Vendor’s duties of disclosure!
Material faults
Principle:
No liability of the vendor for faults which the investor failed to notice due to its own negligence.
Exceptions:
- Assurance by the vendor that there were no such faults
or
- Intentional failure to disclose the faults in question
- non-disclosure will only be deemed to be intentional where the vendor has breached a duty of disclosure:
- a duty of disclosure will apply if the vendor knows that the investor has overlooked a material fault which is significant for its decision to purchase and/or regarding the price.
- a duty to inform will not apply if the faults are clearly apparent from the DD documentation.
- Exception: The vendor realises that the investor has not noticed these faults.
- non-disclosure will only be deemed to be intentional where the vendor has breached a duty of disclosure:
Defects in title
Principle:
The vendor is liable, irrespective of a duty of disclosure establishing responsibility and irrespective of the investor’s lack of knowledge due to its own negligence.
The breach of the vendor’s duty of disclosure has the effect of enhancing liability:
- in the event of a blameworthy failure to disclose, the vendor will be liable for further damage resulting from the (full or partial) eviction.6
Duty of disclosure
The vendor will in all circumstances be subject to a duty of disclosure if the investor requests information:
- the better and the more reliable the information available to the investors or buyers, the lower the risk discount in the business assessment will be
- advantages:
- additional revenue
- shortening of the transaction process7
- the vendor DD provides the investor with a significantly more comfortable negotiating position
- reduction in the risk that the deal may be called off at a time when in investor interests are already affected
- advantages:
- additional information for potential investors8 such as
- the presentation of market data
- the presentation of comparative data with competitor companies
- fundamental market analyses.
1 See Articles 192(2) and 200(1) of the Swiss Code of Obligations. No warranty claims may subsequently be brought by the investor even if the vendor warranted the absence of such defects.
2 The investor may rely on assurances provided by the vendor in this case (Article 200(2) of the Swiss Code of Obligations).

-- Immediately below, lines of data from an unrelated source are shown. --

#ifndef NTC_AB_COUNT_LOADS
#define NTC_AB_COUNT_LOADS 8
#endif
constexpr uint32_t kCountLoads = NTC_AB_COUNT_LOADS;
template <bool kIn16>
__global__ __launch_bounds__(1024) void count_kernel(const CountArgs a)
{
	extern __shared__ __align__(16) uint32_t cnt[];
	using key_t = typename std::conditional<kIn16, uint16_t, uint32_t>::type;
	const uint32_t tid = threadIdx.x, nt = blockDim.x;
	typedef const __attribute__((address_space(4))) uint32_t* scalar_ptr;
	const scalar_ptr in_cnt = (scalar_ptr)(uintptr_t)a.in_cnt;
	const uint32_t n_cnt = 1u << a.slice_bits, cmask = n_cnt - 1u, n_words = n_cnt >> 1;
	const bool clean = a.first != 0u && (a.sk_dirty == nullptr || __builtin_amdgcn_readfirstlane((int)*a.sk_dirty) == 0);
	for (uint32_t i = tid; i < n_words / 4; i += nt)
		reinterpret_cast<uint4*>(cnt)[i] = make_uint4(0, 0, 0, 0);
	if (a.clear_fill != nullptr)
		for (uint32_t i = blockIdx.x * nt + tid; i < a.n_clear; i += gridDim.x * nt)
			a.clear_fill[i] = 0u;
	__syncthreads();
	for (uint32_t slice = blockIdx.x; slice < a.n_slices; slice += gridDim.x) {
		bool fresh = clean;
		uint32_t seg_add, seg_mul, seg_cnt;
		if (a.mode == 0) {
			seg_add = 0;
			seg_mul = 1;
			seg_cnt = a.n_in;
		} else if (a.mode == 1) {
			seg_add = slice;
			seg_mul = a.nb1;
			seg_cnt = a.nwg1;
		} else {
			const uint32_t b = slice / a.nb2, d2 = slice % a.nb2;
			seg_add = b * a.parts * a.nb2 + d2;
			seg_mul = a.nb2;
			seg_cnt = a.parts;
		}
		uint32_t* dst = a.sketch + ((uint64_t)slice << a.slice_bits);
		uint32_t t = 0, off = 0;
		while (t < seg_cnt && in_cnt[t * seg_mul + seg_add] == 0u)
			++t;
		while (t < seg_cnt) {
			uint32_t taken = 0;
			while (t < seg_cnt && taken < 65535u) {
				const uint32_t seg = t * seg_mul + seg_add;
				uint32_t n = in_cnt[seg];
				n = n < a.in_cap ? n : a.in_cap;
				const uint32_t take = n - off < 65535u - taken ? n - off : 65535u - taken;
				const key_t* src = reinterpret_cast<const key_t*>(a.in) + (uint64_t)seg * a.in_cap + off;
				for (uint32_t base = 0; base < take; base += nt * kCountLoads) {
					uint32_t kq[kCountLoads];
#pragma unroll
					for (uint32_t j = 0; j < kCountLoads; ++j) {
						const uint32_t i = base + j * nt + tid;
						const uint32_t ic = i < take ? i : take - 1u;
						kq[j] = (uint32_t)src[ic];
					}
#pragma unroll
					for (uint32_t j = 0; j < kCountLoads; ++j) {
						const bool have = base + j * nt + tid < take;
						const uint32_t kk = kq[j] & cmask;
						const uint64_t act = __ballot(have);
						if (act == 0) continue;
						const uint32_t first = (uint32_t)__builtin_amdgcn_readlane((int)kk, __builtin_ctzll(act));
						if (__ballot(have && kk == first) == act) {
							if ((tid & 63u) == (uint32_t)__builtin_ctzll(act)) atomicAdd(&cnt[kk >> 1], (uint32_t)__popcll(act) << ((kk & 1u) * 16u));
						} else if (have) {
							atomicAdd(&cnt[kk >> 1], 1u << ((kk & 1u) * 16u));
						}
					}
				}
				taken += take;
				off += take;
				if (off == n) {
					++t;
					off = 0;
				}
			}
			__syncthreads();
			if (taken != 0) {
				if (fresh) {
					for (uint32_t i0 = tid; i0 < n_words / 2; i0 += nt * 4u) {
						uint2 c[4];
#pragma unroll
						for (uint32_t j = 0; j < 4u; ++j) {
							const uint32_t i = i0 + j * nt;
							c[j] = i < n_words / 2 ? reinterpret_cast<const uint2*>(cnt)[i] : make_uint2(0, 0);
						}
#pragma unroll
						for (uint32_t j = 0; j < 4u; ++j) {
							const uint32_t i = i0 + j * nt;
							if ((c[j].x | c[j].y) != 0u) {
								reinterpret_cast<uint2*>(cnt)[i] = make_uint2(0, 0);
								reinterpret_cast<uint4*>(dst)[i] = make_uint4(c[j].x & 0xffffu, c[j].x >> 16, c[j].y & 0xffffu, c[j].y >> 16);
							}
						}
					}
				} else {
					for (uint32_t i0 = tid; i0 < n_words / 2; i0 += nt * 4u) {
						uint2 c[4];
						uint4 s4[4];
#pragma unroll
						for (uint32_t j = 0; j < 4u; ++j) {
							const uint32_t i = i0 + j * nt;
							c[j] = i < n_words / 2 ? reinterpret_cast<const uint2*>(cnt)[i] : make_uint2(0, 0);
							s4[j] = reinterpret_cast<const uint4*>(dst)[(c[j].x | c[j].y) != 0u ? i : 0u];
						}
#pragma unroll
						for (uint32_t j = 0; j < 4u; ++j) {
							const uint32_t i = i0 + j * nt;
							if ((c[j].x | c[j].y) != 0u) {
								reinterpret_cast<uint2*>(cnt)[i] = make_uint2(0, 0);
								uint4 s = s4[j];
								s.x += c[j].x & 0xffffu;
								s.y += c[j].x >> 16;
								s.z += c[j].y & 0xffffu;
								s.w += c[j].y >> 16;
								reinterpret_cast<uint4*>(dst)[i] = s;
							}
						}
					}
				}
				fresh = false;
			}
			__syncthreads();
		}
	}
}
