diff --git a/game-of-life-distributed_amd/csrc/golhip_pad.cpp b/game-of-life-distributed_amd/csrc/golhip_pad.cpp
--- a/game-of-life-distributed_amd/csrc/golhip_pad.cpp
+++ b/game-of-life-distributed_amd/csrc/golhip_pad.cpp
@@ -89,6 +89,7 @@
     w->skew_tx = h->skew_tx;
     w->skew_half = h->skew_half;
     w->skew_pairs = h->skew_pairs;
+    w->skew_interior = h->skew_interior;
     w->d_trace = h->d_trace;
 }
 
diff --git a/game-of-life-distributed_amd/csrc/golhip_plan.cpp b/game-of-life-distributed_amd/csrc/golhip_plan.cpp
--- a/game-of-life-distributed_amd/csrc/golhip_plan.cpp
+++ b/game-of-life-distributed_amd/csrc/golhip_plan.cpp
@@ -1,4 +1,5 @@
 #include "golhip_impl.h"
+#include "gol_skew_span.h"
 #include <climits>
 #include <functional>
 
@@ -204,6 +205,7 @@
     if (!best_tx) return false;
     sk->tiles_x = best_tiles;
     sk->pairs = pr ? 1 : 0;
+    sk->interior = h->skew_interior && golk::skew_interior_instance(depth, wpl, best_half != 0, pr);
     sk->tx = best_tx;
     sk->nst = best_nst;
     sk->half = best_half;
@@ -330,6 +332,49 @@
     return GOLHIP_OK;
 }
 
+int golhip_skew_span(const golhip_skew_span_in_t *in, int32_t *k_lo, int32_t *k_hi) {
+    if (!in || !k_lo || !k_hi || in->depth < 4 || in->depth > GOLHIP_MAX_TB_DEPTH || in->eb < in->ab || in->dr < 0 || in->row_words < 1)
+        return fail(GOLHIP_EINVAL, "bad skew span request");
+    const golk::SkewSpan s = golk::skew_interior_span(golk::SkewSpanIn{
+        in->ab, in->eb, in->depth, in->self != 0, in->pair != 0, in->off, in->wrap, in->rmax, in->half != 0, in->dr, in->row_words,
+        in->counts != 0, in->enabled != 0});
+    *k_lo = s.k_lo;
+    *k_hi = s.k_hi;
+    return GOLHIP_OK;
+}
+
+int golhip_skew_interior_plan(golhip_t h, int32_t depth, int32_t ext, int32_t counts, int64_t *interior_bodies,
+                              int64_t *main_bodies) {
+    if (int rc = check(h)) return rc;
+    if (!interior_bodies || !main_bodies || depth < 1 || ext < 0) return fail(GOLHIP_EINVAL, "bad skew interior request");
+    std::lock_guard<std::mutex> g(h->mu);
+    *interior_bodies = *main_bodies = 0;
+    const bool halo = h->halo_mode();
+    if (ext > 0 && !halo) return fail(GOLHIP_EINVAL, "extended rows: strips only");
+    golk::StepArgs a = step_args(h, nullptr, halo);
+    if (ext > 0) {
+        a.rows_out = h->rows + 2 * ext;
+        a.in.off = kHalo - ext;
+        a.count_lo = ext;
+        a.count_hi = ext + h->rows;
+    }
+    golk::SkewArgs sk{};
+    const int wpl = wpl_for(h);
+    if (!skew_plan(h, depth, wpl, a, &sk)) return GOLHIP_OK;
+    const int sy = 8 / sk.tx, L = sk.half ? a.rows_out / 2 : a.rows_out, B = sk.pairs ? 6 : 3;
+    for (int stack = 0; stack < sk.nst; ++stack)
+        for (int pos = 0; pos < sy; ++pos) {
+            const golk::SkewBand b = golk::skew_band(L, sk.nst, stack, sy, pos, sk.wgt, sk.hcap, depth, sk.pairs != 0);
+            const golk::SkewSpan s = golk::skew_interior_span(golk::SkewSpanIn{
+                b.ab, b.eb, depth, b.bottom, sk.pairs != 0, a.in.off, a.in.wrap, a.in.rmax, sk.half != 0, L, a.Ww,
+                counts != 0 && a.count_lo < a.count_hi, sk.interior != 0});
+            const int k0 = golk::skew_main_start(depth), k1 = golk::skew_main_end(b.eb - b.ab, depth, b.bottom);
+            *interior_bodies += (int64_t)(s.k_hi - s.k_lo) / B * sk.tiles_x;
+            *main_bodies += (int64_t)(std::max(k1 - k0, 0) + B - 1) / B * sk.tiles_x;
+        }
+    return GOLHIP_OK;
+}
+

3 Enhanced liability for material defects which would entitle the investor to rescind the contract or to claim a reduction in the price: liability of the vendor for further damage, Article 208(3) of the Swiss Code of Obligations for rescission and Article 97 for claims to reduction (BGE 82 II 139).
4 See Article 192(2) of the Swiss Code of Obligations.
5 See Article 200(2) Swiss Code of Obligations; unless the vendor has given assurances to the contrary.
6 See Article 195(2) of the Swiss Code of Obligations.
7 Secondary effect: the vendor DD is as it were a source of information for analysis and assessments by the vendor/its consultants, which may also enable the discovery of features of the business which render it more attractive for purchase.
8 This information goes further than a pure description of the business and should provide potential investors with the same level of knowledge, in order to avoid having to reach that level during contractual negotiations.